In large-scale deployments, our model’s computational efficiency becomes a crucial consideration, especially in high-demand settings like finance or healthcare. In our experiments, we used a multi-GPU setup to support model training and testing, which ensured that tasks like encryption and feature extraction were handled efficiently. However, in real-world production, where resources might be limited, this model’s complexity could pose challenges. The skip attention mechanism and hash tree structure, though highly effective in enhancing privacy and feature extraction, introduce some computational overhead. Distributed or cloud computing could be leveraged to distribute tasks across nodes, thereby reducing the load on individual systems and improving scalability. Furthermore, selectively applying skip attention or using shallower hash trees in specific scenarios can help reduce computational demands without compromising overall performance.

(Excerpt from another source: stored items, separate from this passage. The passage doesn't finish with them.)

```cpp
void set_error(const char *fmt, ...) {
    va_list ap;
    va_start(ap, fmt);
    vsnprintf(g_err, sizeof(g_err), fmt, ap);
    va_end(ap);
}
// ... 872 lines not shown
    sl.s0 = sl.nf8;
    bool merged = false;
    if (Nf > 1 && D != 0.0L) {
        const long double j0r = 2.0L * a0 / D;
        const long long j0 = llroundl(j0r);
        const long double delta = 2.0L * a0 - (long double)j0 * D;
        if (j0 >= 0 && j0 < Nf && std::fabs((double)delta) * xam <= 1e-7) {
            merged = true; sl.merged = true;
            sl.s0 = j0; sl.delta = (double)delta;
            sl.nsl = round_up(j0 + 2 * Nf - 1, 8);
            sl.s8 = sl.nsl;
        }
    }
    sl.om_hi.resize((size_t)sl.nsl); sl.om_lo.resize((size_t)sl.nsl);
    if (merged) {
        for (int64_t j = 0; j < sl.nsl; ++j) split((long double)j * D, sl.om_hi[j], sl.om_lo[j]);
    } else {
        for (int64_t m = 0; m < sl.nf8; ++m) split((long double)m * D, sl.om_hi[m], sl.om_lo[m]);
        for (int64_t q = 0; q < sl.s8; ++q) split(2.0L * a0 + (long double)q * D, sl.om_hi[sl.nf8 + q], sl.om_lo[sl.nf8 + q]);
    }
    for (int64_t f = 0; f < sl.nf8; ++f) split(a0 + (long double)f * D, sl.omr_hi[f], sl.omr_lo[f]);
    for (int b = 0; b < 8; ++b) split((long double)b * D, sl.step.hi[b], sl.step.lo[b]);
    return sl;
}
struct ApSlotsDev {
    DevBuf hi, lo, rhi, rlo, eps;
    int32_t upload(const ApSlots &sl, hipStream_t s) {
        LPVS_TRY(hi.alloc(sizeof(double) * (size_t)sl.nsl)); LPVS_TRY(lo.alloc(sizeof(double) * (size_t)sl.nsl));
        LPVS_TRY(rhi.alloc(sizeof(double) * (size_t)sl.nf8)); LPVS_TRY(rlo.alloc(sizeof(double) * (size_t)sl.nf8));
        LPVS_TRY(eps.alloc(sizeof(double) * sl.eps.size()));
        LPVS_TRY(copy_to_device(hi.p, sl.om_hi.data(), sizeof(double) * (size_t)sl.nsl, s));
        LPVS_TRY(copy_to_device(lo.p, sl.om_lo.data(), sizeof(double) * (size_t)sl.nsl, s));
        LPVS_TRY(copy_to_device(rhi.p, sl.omr_hi.data(), sizeof(double) * (size_t)sl.nf8, s));
        LPVS_TRY(copy_to_device(rlo.p, sl.omr_lo.data(), sizeof(double) * (size_t)sl.nf8, s));
        LPVS_TRY(copy_to_device(eps.p, sl.eps.data(), sizeof(double) * sl.eps.size(), s));
        return LPVS_OK;
    }
};

static int32_t create_lpv_impl(const double *y, int64_t ns, const double *X, const double *V, int64_t N, const double *w, int64_t Nf,
                               int64_t Nv, int32_t normalize, int32_t coulomb, int32_t device, lpvs_problem **out,
                               const double *ranges = nullptr) {
    if (N <= 0 || Nf <= 0 || Nv <= 0 || ns <= 0) { set_error("N, Nf, Nv and the number of signals must be positive"); return LPVS_EARGUMENT; }
    lpvs_problem *h = nullptr;
    LPVS_TRY(problem_begin(device, out, &h));
    struct Guard { lpvs_problem *h; ~Guard() { delete h; } } guard{h};
    hipStream_t s = h->stream;
    const int64_t nb = coulomb ? 2 * Nv : Nv;
    h->kind = 1; h->N = N; h->Nf = Nf; h->nb = nb; h->n = 2 * Nf * nb; h->np = round_up(h->n, 128); h->ns = ns;
    DevArg dy, dX, dV, dw;
    LPVS_TRY(dy.set(y, N * ns, s)); LPVS_TRY(dX.set(X, N, s)); LPVS_TRY(dV.set(V, N, s)); LPVS_TRY(dw.set(w, Nf, s));
    LPVS_TRY(h->G.alloc(sizeof(double) * (size_t)h->np * (size_t)h->np));
    LPVS_TRY(h->b.alloc(sizeof(double) * (size_t)h->np * (size_t)ns));
    LPVS_HIP(hipMemsetAsync(h->G.p, 0, h->G.bytes, s));
    LPVS_HIP(hipMemsetAsync(h->b.p, 0, h->b.bytes, s));
    LPVS_TRY(alloc_state(h));

    const int form_opt = option_in_effect(LPVS_OPT_GRAM_FORM, h->opt[LPVS_OPT_GRAM_FORM]);
    const std::string form = form_opt == LPVS_GRAM_AP ? "ap" : form_opt == LPVS_GRAM_KRS ? "krs" : form_opt == LPVS_GRAM_KR ? "kr" : "auto";
    bool use_ap = false;
    ApSlots sl;
    double xam = 0;
    if (form == "auto" || form == "ap") {
        std::vector<double> hw;
        LPVS_TRY(fetch_host(hw, w, Nf));
        double xlo, xhi;
        if (ranges) xam = ranges[3];
        else LPVS_TRY(device_minmax(dX.p, N, &xlo, &xhi, &xam, s));
        sl = make_ap_slots(hw, xam);
        use_ap = sl.ok;
        if (form == "ap" && !use_ap) { set_error("LPVS_GRAM_FORM=ap but w is not an arithmetic progression (max|eps|*max|x| = %.3g)", sl.emax * xam); return LPVS_EARGUMENT; }
    }
    if (use_ap) {
        const int64_t nf8 = sl.nf8, nsl = sl.nsl, P = nb * (nb + 1) / 2;
        const ApStep &step = sl.step;
        double lo, hi, am, gamma; std::vector<double> vc;
        DevBuf K, KK, dvc, part, tab, tabb, nwork, epsr;
        ApSlotsDev sd;
        DrainOnExit drain(s);
        LPVS_HIP(hipEventRecord(h->ev[0].a, s));
        if (ranges) { lo = ranges[0]; hi = ranges[1]; am = ranges[2]; }
        else LPVS_TRY(device_minmax(dV.p, N, &lo, &hi, &am, s));
        basis_centers(lo, hi, am, Nv, coulomb, vc, &gamma);
        const int64_t ldk = nb + 1;
        LPVS_TRY(dvc.alloc(sizeof(double) * vc.size()));
        LPVS_TRY(copy_to_device(dvc.p, vc.data(), sizeof(double) * vc.size(), s));
        LPVS_TRY(K.alloc(sizeof(double) * (size_t)N * (size_t)ldk));
        LPVS_TRY(KK.alloc(sizeof(double) * (size_t)N * (size_t)P));
        LPVS_TRY(launch_basis_table(dV.p, N, dvc.as<double>(), nb, gamma, normalize, coulomb, K.as<double>(), ldk, s));
        LPVS_TRY(launch_pair_table(K.as<double>(), ldk, nb, N, KK.as<double>(), s));
        LPVS_TRY(sd.upload(sl, s));
        LPVS_HIP(hipEventRecord(h->ev[0].b, s));
        LPVS_TRY(part.alloc(std::max(nudft_partial_bytes(N, nsl, P), nudft_partial_bytes(N, nf8, nb))));
        LPVS_TRY(tab.alloc(sizeof(double) * (size_t)nsl * (size_t)P * 4));
        LPVS_TRY(tabb.alloc(sizeof(double) * (size_t)nf8 * (size_t)nb * 4));
        LPVS_HIP(hipEventRecord(h->ev[1].a, s));
        const bool nufft_on = option_in_effect(LPVS_OPT_SLOT_SUMS, h->opt[LPVS_OPT_SLOT_SUMS]) != LPVS_SLOTS_DIRECT;
        bool nufft = nufft_on && sl.merged && nufft_applicable(N, nsl, P);
        const int nfg = nufft_grid_size(nsl);
        const double xam_ = xam;
        if (nufft) {
            LPVS_TRY(nwork.alloc(nufft_work_bytes(N, nsl, P)));
            const int32_t rc = launch_nufft_tab(dX.p, nullptr, N, xam_, KK.as<double>(), P, (int)P, step.hi[1], step.lo[1], 0, (int)nsl, nfg, false, nwork.p,
                                                tab.as<double>(), s);
            if (rc == kNufftNonFinite) nufft = false;
            else if (rc != LPVS_OK) return rc;
        }
        if (nufft) {
            h->gram_form = 5;
        } else {
            h->gram_form = 4;
            LPVS_TRY(launch_nudft(dX.p, nullptr, N, KK.as<double>(), P, (int)P, sd.hi.as<double>(), sd.lo.as<double>(), (int)nsl, step, part.as<double>(), tab.as<double>(), s));
        }
        LPVS_TRY(launch_ap_assemble(tab.as<double>(), sd.eps.as<double>(), Nf, sl.s0, sl.delta, nb, h->n, h->G.as<double>(), h->np, s));
        LPVS_HIP(hipEventRecord(h->ev[1].b, s));
        LPVS_HIP(hipEventRecord(h->ev[2].a, s));
        const bool nufft_rhs = nufft && sl.s0 % 2 == 0 && (int)(sl.s0 / 2 + nf8) <= (int)nsl;
        if (nufft_rhs) {
            std::vector<double> er(sl.eps.size());
            for (size_t f = 0; f < er.size(); ++f) er[f] = sl.eps[f] + 0.5 * sl.delta;
            LPVS_TRY(epsr.alloc(sizeof(double) * er.size()));
            LPVS_TRY(copy_to_device(epsr.p, er.data(), sizeof(double) * er.size(), s));
            LPVS_HIP(hipStreamSynchronize(s));
        }
// ... 1527 lines not shown
```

In terms of computational complexity, the skip attention mechanism optimizes traditional self-attention by using skip connections to prioritize essential features and reduce redundant calculations, which is beneficial for complex or sequential data. However, it still requires significant memory and processing power due to multi-head attention computations, especially in large-scale or real-time settings. Similarly, the hash tree structure offers rapid integrity checks but becomes resource-intensive as data volume grows, particularly with frequent insertions or deletions. To manage these costs, strategies such as incremental hash updates, parallel processing, and dynamic tree structures can be employed to localize and streamline updates. Additionally, lightweight attention modules and model compression techniques like pruning or quantization further help in reducing the model’s computational load, making it more viable for practical applications with resource limitations.

5. Conclusions

The background of this research stems from the growing concerns of data privacy protection and the security of deep learning models when processing large-scale data, especially in sensitive scenarios such as finance, healthcare, and cross-border data computations. With the rapid development of deep learning technology, the challenge in the field of secure computing lies in ensuring data security while maintaining efficient feature extraction. This paper makes a significant contribution by presenting the first combination of the hash tree with the deep learning Transformer model, specifically aimed at ensuring data integrity protection and enhancing feature extraction. The hash tree structure allows the model to ensure data security during storage and transmission, enabling the quick detection of any data tampering. Additionally, the paper introduces the skip attention mechanism, which reduces unnecessary computations through skip connections, enhancing computational efficiency while maintaining the advantages of deep networks. To further improve the model’s learning capability, we have designed a skip loss function that optimizes feature extraction through skip connections, thereby enhancing the model’s ability to capture critical features.